If you look beyond these individuals and cast a glance at China at large, you will see that what we've learned from America and the rest of the West over the past 30 years or so is often skin deep if not outright distorted.
We've learned urbanization from the West and yet we've failed to learn how well the West often preserves the countryside.
We've learned free trade from the West and yet we've failed to learn how well the West innovates ideas and products for export.
We've learned car ownership from the West and yet we've failed to learn how well the West respects road manners.
And in learning from the West in a lopsided way, many Chinese people distort and despise their own culture.

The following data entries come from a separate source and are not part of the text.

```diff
+    auto make_v = [&](f32x4 (&v)[5], const float* Rb, int x8) {
+        f32x4 tc[5];
+#pragma unroll
+        for (int i = 0; i < 5; ++i) {
+            const f32x4 da = *reinterpret_cast<const f32x4*>(Rb + i * D43_ROWF + (ca ^ x8));
+            const f32x4 db = *reinterpret_cast<const f32x4*>(Rb + i * D43_ROWF + (cb ^ x8));
+            tc[i] = da + sgn * db;
+        }
+        const f32x4 s = tc[3] - tc[1];
+        v[0] = 2.f * (tc[0] - tc[2]) + s;
+        v[1] = s - (tc[1] + tc[2]);
+        v[2] = 2.f * tc[1] + (tc[3] - 3.f * tc[2]);
+        v[3] = s;
+        v[4] = (tc[4] - tc[2]) - 2.f * s;
+    };
+    auto mfma_group = [&](f32x16 (&ac)[5], const f32x4 (&v)[5], const f32x4 (&uu)[5]) {
+#pragma unroll
+        for (int tt = 0; tt < 4; ++tt)
+#pragma unroll
+            for (int xi = 0; xi < 5; ++xi)
+                ac[xi] = __builtin_amdgcn_mfma_f32_32x32x2f32(v[xi][tt], uu[xi][tt], ac[xi], 0, 0, 0);
+    };
+
+    for (int st = 0; st < p.stages; ++st) {
+        const int buf = st & 1;
+        const float* Rb = Rs + buf * D43_STAGE;
+        f32x4 v[5];
+        u_load(ub, 2 * st, 1);
+        __builtin_amdgcn_sched_barrier(0);
+        make_v(v, Rb, 0);
+        mfma_group(accs[0], v, ua);
+        __builtin_amdgcn_sched_barrier(0);
+        u_load(ua, 2 * st + 1, 0);
+        __builtin_amdgcn_sched_barrier(0);
+        mfma_group(accs[1], v, ub);
+        __builtin_amdgcn_sched_barrier(0);
+        u_load(ub, 2 * st + 1, 1);
+        if (st + 1 < p.stages && st > 0) stage_dma(buf ^ 1, st + 1);
+        __builtin_amdgcn_sched_barrier(0);
+        make_v(v, Rb, 8);
+        mfma_group(accs[0], v, ua);
+        __builtin_amdgcn_sched_barrier(0);
+        u_load(ua, 2 * st + 2, 0);
+        __builtin_amdgcn_sched_barrier(0);
+        mfma_group(accs[1], v, ub);
+        __builtin_amdgcn_sched_barrier(0);
+        asm volatile("s_waitcnt vmcnt(0)" ::: "memory");
+        __syncthreads();
+    }
+
+    const __amdgpu_buffer_rsrc_t yr = buf_rsrc(p.y, p.y_bytes);
+    const int c4 = tid & 7, tl = tid >> 3;
+    const int OW = 2 * p.W;
+    const unsigned cstep = (unsigned)(2 * p.Cout) << 2, rstep = (unsigned)(2 * OW * p.Cout) << 2;
+    const bool valid = m0 + tl < p.Mtiles;
+    unsigned obase;
+    {
+        const int m = min(m0 + tl, p.Mtiles - 1);
+        const int b = fdiv(m, p.d_tpi), r = m - b * p.tpi;
+        const int ty = fdiv(r, p.d_TW), tx = r - ty * p.TW;
+        obase = (unsigned)(((b * 2 * p.H + 8 * ty + py) * OW + 6 * tx + px) * p.Cout + n0 + c4 * 4) << 2;
+    }
+    const float lo = p.relu ? 0.f : -INFINITY;
+    float* Ps = smem;
+#pragma unroll
+    for (int hh = 0; hh < 2; ++hh) {
+        const int n = n0 + 32 * hh + c4 * 4;
+        f32x4 sc = {1.f, 1.f, 1.f, 1.f}, bi = {0.f, 0.f, 0.f, 0.f};
+        if (p.scale) sc = *reinterpret_cast<const f32x4*>(p.scale + n);
+        if (p.bias) bi = *reinterpret_cast<const f32x4*>(p.bias + n);
+        {
+            const int cl = lane & 31;
+            f32x16 (&ac)[5] = accs[hh];
+#pragma unroll
+            for (int e = 0; e < 16; ++e) {
+                const int row = (e & 3) + 8 * (e >> 2) + 4 * (lane >> 5);
+                const float sum = ac[1][e] + ac[2][e], dif = ac[1][e] - ac[2][e], m3 = ac[3][e];
+                Ps[((nu * 4 + 0) * D43_TB + row) * 32 + cl] = ac[0][e] + sum + m3;
+                Ps[((nu * 4 + 1) * D43_TB + row) * 32 + cl] = dif + 2.f * m3;
+                Ps[((nu * 4 + 2) * D43_TB + row) * 32 + cl] = sum + 4.f * m3;
+                Ps[((nu * 4 + 3) * D43_TB + row) * 32 + cl] = dif + 8.f * m3 + ac[4][e];
+            }
+        }
+        lds_barrier();
+#pragma unroll
+        for (int a = 0; a < 4; ++a) {
+            f32x4 pq[4];
+#pragma unroll
+            for (int k = 0; k < 4; ++k) pq[k] = *reinterpret_cast<const f32x4*>(&Ps[((k * 4 + a) * D43_TB + tl) * 32 + c4 * 4]);
+            f32x4 yv[3];
+            yv[0] = pq[0] + pq[1] + pq[2];
+            yv[1] = pq[1] - pq[2];
+            yv[2] = pq[1] + pq[2] + pq[3];
+            if (valid) {
+#pragma unroll
+                for (int b = 0; b < 3; ++b) {
+                    f32x4 o;
+#pragma unroll
+                    for (int c = 0; c < 4; ++c) o[c] = fmaxf(yv[b][c] * sc[c] + bi[c], lo);
+                    buf_store4(yr, obase + (unsigned)hh * 128u + (unsigned)a * rstep + (unsigned)b * cstep, o);
+                }
+            }
+        }
+        if (hh == 0) lds_barrier();
+    }
+}
+
+__global__ __launch_bounds__(256, 2) void winograd_deconv43_kernel(Deconv43Params p) {
+    extern __shared__ __attribute__((aligned(16))) float smem[];
+    winograd_deconv43_body(p, smem);
+}
+
+static std::atomic<unsigned> g_d43_lds_done;
+
+static bool d43_in_range(long long N, int H, int W, int Cin, int Cout) {
+    const long long mt = N * (H / 4) * (W / 3), xe = N * H * W * Cin, ye = 4 * N * H * W * Cout, ue = 20LL * Cout * Cin;
+    return xe <= (long long)(D43_OOB / 4) && ye < (1LL << 30) && ue < (1LL << 28) && mt < (1LL << 30) && Cin / D43_CK < 1024 &&
+           (mt + D43_TB - 1) / D43_TB * (Cout / 64) * 4 < (1LL << 31);
+}
+
+}
+
+using namespace vatl;
+
+extern "C" int vatl_deconv4x4s2_winograd43_supported(int N, int H, int W, int Cin, int Cout) {
+    if (N <= 0 || H <= 0 || W <= 0 || Cin <= 0 || Cout <= 0) return 0;
+    if (H % 4 != 0 || W % 3 != 0 || Cin % 16 != 0 || Cout % 64 != 0) return 0;
+    return d43_in_range(N, H, W, Cin, Cout) ? 1 : 0;
+}
+
+extern "C" int vatl_deconv4x4s2_winograd43_fwd(const float* x, const float* u, const float* scale, const float* bias, float* y, int N, int H, int W,
+                                               int Cin, int Cout, int relu, void* stream) {
+    if (!x || !u || !y) return fail(VATL_EINVAL, "deconv4x4s2_winograd43_fwd: null pointer");
+    if (!vatl_deconv4x4s2_winograd43_supported(N, H, W, Cin, Cout))
+        return fail(VATL_EINVAL, "deconv4x4s2_winograd43_fwd: %d x %dx%d x %d -> %d is outside H %% 4 == 0, W %% 3 == 0, Cin %% 16 == 0, Cout %% 64 == 0 and 32-bit offsets",
+                    N, H, W, Cin, Cout);
+    Deconv43Params p{};
+    p.x = x; p.u = u; p.scale = scale; p.bias = bias; p.y = y;
+    p.N = N; p.H = H; p.W = W; p.Cin = Cin; p.Cout = Cout; p.relu = relu;
+    p.TH = H / 4; p.TW = W / 3; p.tpi = p.TH * p.TW;
+    p.Mtiles = N * p.tpi;
+    p.m_tiles = cdiv(p.Mtiles, D43_TB);
+    p.n_tiles = Cout / 64;
+    p.stages = Cin / D43_CK;
+    p.u_phase_floats = 20LL * Cout * Cin;
+    p.x_bytes = (unsigned)((long long)N * H * W * Cin * 4);
+    p.y_bytes = (unsigned)(4LL * N * H * W * Cout * 4);
+    p.u_bytes = (unsigned)(p.u_phase_floats * 4);
+    const int units = p.n_tiles * 4;
+    p.rn = std::max(1, std::min(units, std::max(2, 2048 / (5 * Cin))));
+    p.d_TH = make_fastdiv(p.TH); p.d_TW = make_fastdiv(p.TW); p.d_tpi = make_fastdiv(p.tpi);
+    p.d_grp = make_fastdiv((unsigned)(p.m_tiles * p.rn)); p.d_rn = make_fastdiv(p.rn); p.d_ntiles = make_fastdiv(p.n_tiles);
+    p.d_rn_last = make_fastdiv(units % p.rn ? units % p.rn : p.rn);
+    if (int rc = ensure_dynamic_lds((const void*)winograd_deconv43_kernel, D43_LDS_BYTES, g_d43_lds_done, "winograd_deconv43")) return rc;
+    hipLaunchKernelGGL(winograd_deconv43_kernel, dim3((unsigned)(p.m_tiles * units)), dim3(256), D43_LDS_BYTES, (hipStream_t)stream, p);
+    meter_add(1, 2.0 * ((double)p.m_tiles * D43_TB) * 20.0 * (double)Cin * (double)Cout * 4.0);
+    meter_route(kRouteWinoDeconv43);
+    return check_launch("winograd_deconv43");
+}
diff --git a/vatl4pose-wacv2024_amd/csrc/winograd_pack.h b/vatl4pose-wacv2024_amd/csrc/winograd_pack.h
--- a/vatl4pose-wacv2024_amd/csrc/winograd_pack.h
+++ b/vatl4pose-wacv2024_amd/csrc/winograd_pack.h
@@ -66,6 +66,37 @@
     }
 }
 
+__device__ __forceinline__ void wino43_pack_block(const float* __restrict__ w, float* __restrict__ out, int Cout, int Cin, long long bl, int tid) {
+    const int steps = Cin >> 3;
+    const long long per = (long long)(Cout >> 5) * steps;
+    const int phase = (int)(bl / per);
+    bl -= phase * per;
+    out += phase * per * 5120;
+    const int n32 = (int)(bl / steps), step = (int)(bl - (long long)n32 * steps);
+    const int nl = tid & 31, cc = tid >> 5;
+    const int n = n32 * 32 + nl, c = step * 8 + cc;
+    const int py = phase >> 1, px = phase & 1;
+    const double G4[5][2] = {{0.5, 0.0}, {-0.5, -0.5}, {-1.0 / 6, 1.0 / 6}, {1.0 / 6, 1.0 / 3}, {0.0, 1.0}};
+    const double G3[4][2] = {{1.0, 0.0}, {0.5, 0.5}, {0.5, -0.5}, {0.0, -1.0}};
+    double g[2][2];
+#pragma unroll
+    for (int a = 0; a < 2; ++a)
+#pragma unroll
+        for (int b = 0; b < 2; ++b) g[a][b] = (double)w[(((long long)c * Cout + n) * 4 + (3 - py - 2 * a)) * 4 + (3 - px - 2 * b)];
+    float* o = out + ((((long long)((n32 >> 1) * steps + step) * 20) * 2 + (n32 & 1)) * 64 + (cc >> 2) * 32 + nl) * 4 + (cc & 3);
+#pragma unroll
+    for (int xi = 0; xi < 5; ++xi)
+#pragma unroll
+        for (int nu = 0; nu < 4; ++nu) {
+            double v = 0.0;
+#pragma unroll
+            for (int a = 0; a < 2; ++a)
+#pragma unroll
+                for (int b = 0; b < 2; ++b) v += G4[xi][a] * g[a][b] * G3[nu][b];
+            o[(long long)(xi * 4 + nu) * 512] = (float)v;
+        }
+}
+
 __device__ __forceinline__ void f4_pack_item(const float* __restrict__ w, float* __restrict__ u, int dgrad, int w_i, int Cout, int Cin, long long id) {
     const int nbg = Cout >> 4;
     const long long total = (long long)(Cin >> 4) * 36 * nbg * 64;
diff --git a/vatl4pose-wacv2024_amd/vatl_hip/__init__.py b/vatl4pose-wacv2024_amd/vatl_hip/__init__.py
--- a/vatl4pose-wacv2024_amd/vatl_hip/__init__.py
+++ b/vatl4pose-wacv2024_amd/vatl_hip/__init__.py
@@ -111,6 +111,10 @@
     "vatl_winograd_deconv_weight_floats": (_i64, [_i, _i]),
     "vatl_pack_winograd_deconv_weight": (_i, [_p, _p, _i, _i, _p]),
     "vatl_deconv4x4s2_winograd_fwd": (_i, [_p] * 5 + [_i] * 6 + [_p]),
+    "vatl_winograd_deconv43_weight_floats": (_i64, [_i, _i]),
+    "vatl_pack_winograd_deconv43_weight": (_i, [_p, _p, _i, _i, _p]),
+    "vatl_deconv4x4s2_winograd43_supported": (_i, [_i, _i, _i, _i, _i]),
+    "vatl_deconv4x4s2_winograd43_fwd": (_i, [_p] * 5 + [_i] * 6 + [_p]),
     "vatl_winograd_deconv_stats_row_blocks": (_i64, [_i64, _i, _i]),
     "vatl_deconv4x4s2_winograd_fwd_stats": (_i, [_p, _p, _p, _p, _p, _i, _i, _i, _i, _i, _p]),
     "vatl_conv2d_fwd_stats": (_i, [_p, _p, _p, _p, _p, _i, _i, _i, _i, _i, _i, _i, _i, _i, _i, _p]),
@@ -239,7 +243,7 @@
 
 ROUTE_NAMES = ("igemm", "igemm_bnbwd", "igemm_dma", "persistent_1x1", "streamk", "rows_1x1", "bottleneck_chain", "stem_pool", "halo_3x3", "winograd",
                "winograd_2h", "winograd_bnbwd", "winograd_persist", "winograd_c32", "wgrad", "winograd_wgrad", "winograd_wgrad_2h", "winograd_wgrad_table", "winograd_f4", "winograd_f4_bnbwd",
-               "gemm1x1_ring")
+               "gemm1x1_ring", "winograd_deconv43")
 
 
 class flop_meter:
@@ -526,6 +530,14 @@
         _winograd_fields(_PACK_WINOGRAD_DECONV, cout, cin, 4, cout)))
 
 
+def pack_winograd_deconv43_weight(w: torch.Tensor) -> torch.Tensor:
+    cin, cout = w.shape[:2]
+    if tuple(w.shape[2:]) != (4, 4):
+        raise VatlError("pack_winograd_deconv43_weight: 4x4 filters only")
+    return _pack(("winograd_deconv43", w.data_ptr(), tuple(w.shape)), w, lambda: (
+        int(lib().vatl_winograd_deconv43_weight_floats(cout, cin)), "vatl_pack_winograd_deconv43_weight", (cout, cin), None), planned=False)
+
+
 def pack_winograd_deconv_dgrad_weight(w: torch.Tensor) -> torch.Tensor:
     cin, cout = w.shape[:2]
     if tuple(w.shape[2:]) != (4, 4):
@@ -698,9 +710,17 @@
     return y
 
 
-def deconv4x4s2_winograd_fwd(x, u_packed, scale, bias, cout: int, relu: bool, out=None):
+def deconv4x4s2_winograd43_supported(n: int, h: int, w: int, cin: int, cout: int) -> bool:
+    return bool(lib().vatl_deconv4x4s2_winograd43_supported(n, h, w, cin, cout))
+
+
+def deconv4x4s2_winograd_fwd(x, u_packed, scale, bias, cout: int, relu: bool, out=None, u43=None):
     n, h, w, cin = x.shape
     y = out if out is not None else torch.empty((n, 2 * h, 2 * w, cout), device=x.device, dtype=torch.float32)
+    if u43 is not None and deconv4x4s2_winograd43_supported(n, h, w, cin, cout):
+        _check(lib().vatl_deconv4x4s2_winograd43_fwd(_ptr(x), _ptr(u43), _ptr(scale), _ptr(bias), _ptr(y), n, h, w, cin, cout, int(relu), _stream()),
+               "vatl_deconv4x4s2_winograd43_fwd")
+        return y
     _check(lib().vatl_deconv4x4s2_winograd_fwd(_ptr(x), _ptr(u_packed), _ptr(scale), _ptr(bias), _ptr(y), n, h, w, cin, cout, int(relu), _stream()),
            "vatl_deconv4x4s2_winograd_fwd")
     return y
```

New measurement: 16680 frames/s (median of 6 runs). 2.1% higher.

My relative would never allow her daughter to learn to play any traditional Chinese musical instrument.
As Zong Lei says in her article on this page today, many Chinese parents demand their children fiddle away on the piano to pass exams and get certificates - only to find that, in the end, their children either give up the instrument or know nothing about the real spirit of music or pleasure of playing the piano.
There're Chinese children learning traditional Chinese musical instruments, for sure, but by and large, these instruments play second fiddle to Western ones - even in the country's conservatories.
Cheng Gongliang, a master of guqin (a seven-string plucked zither with a history of 3,000 years) who is also versed in Western music, laments that a college student of traditional Chinese music is required to take a course in Western music, which is unnecessary. But a student of Western music is not required to study traditional Chinese music.
Misguided aspirations
The emergence of so many "made-in-China people of the West" is partly due to China's relatively short period of opening to the West, during which the craving to be as wealthy or as "cool" as Westerners as fast as possible came to dominate.
In this age of material progress and misguided aspirations, a few cautionary voices have largely gone unheeded.
Had they been heard, we would see more young Chinese pianists devoted to art instead of piano fiddlers bent on passing exams.
Had they been heard, we would see more young Chinese readers lending their ears to Mo Yan for what he writes about rather than for who he is.
(P.S. Xinhua news agency reported on Tuesday that many government buildings mimicking the US White House have mushroomed across China in recent years. There're at least eight "White Houses" in Anhui Province alone, Xinhua said.)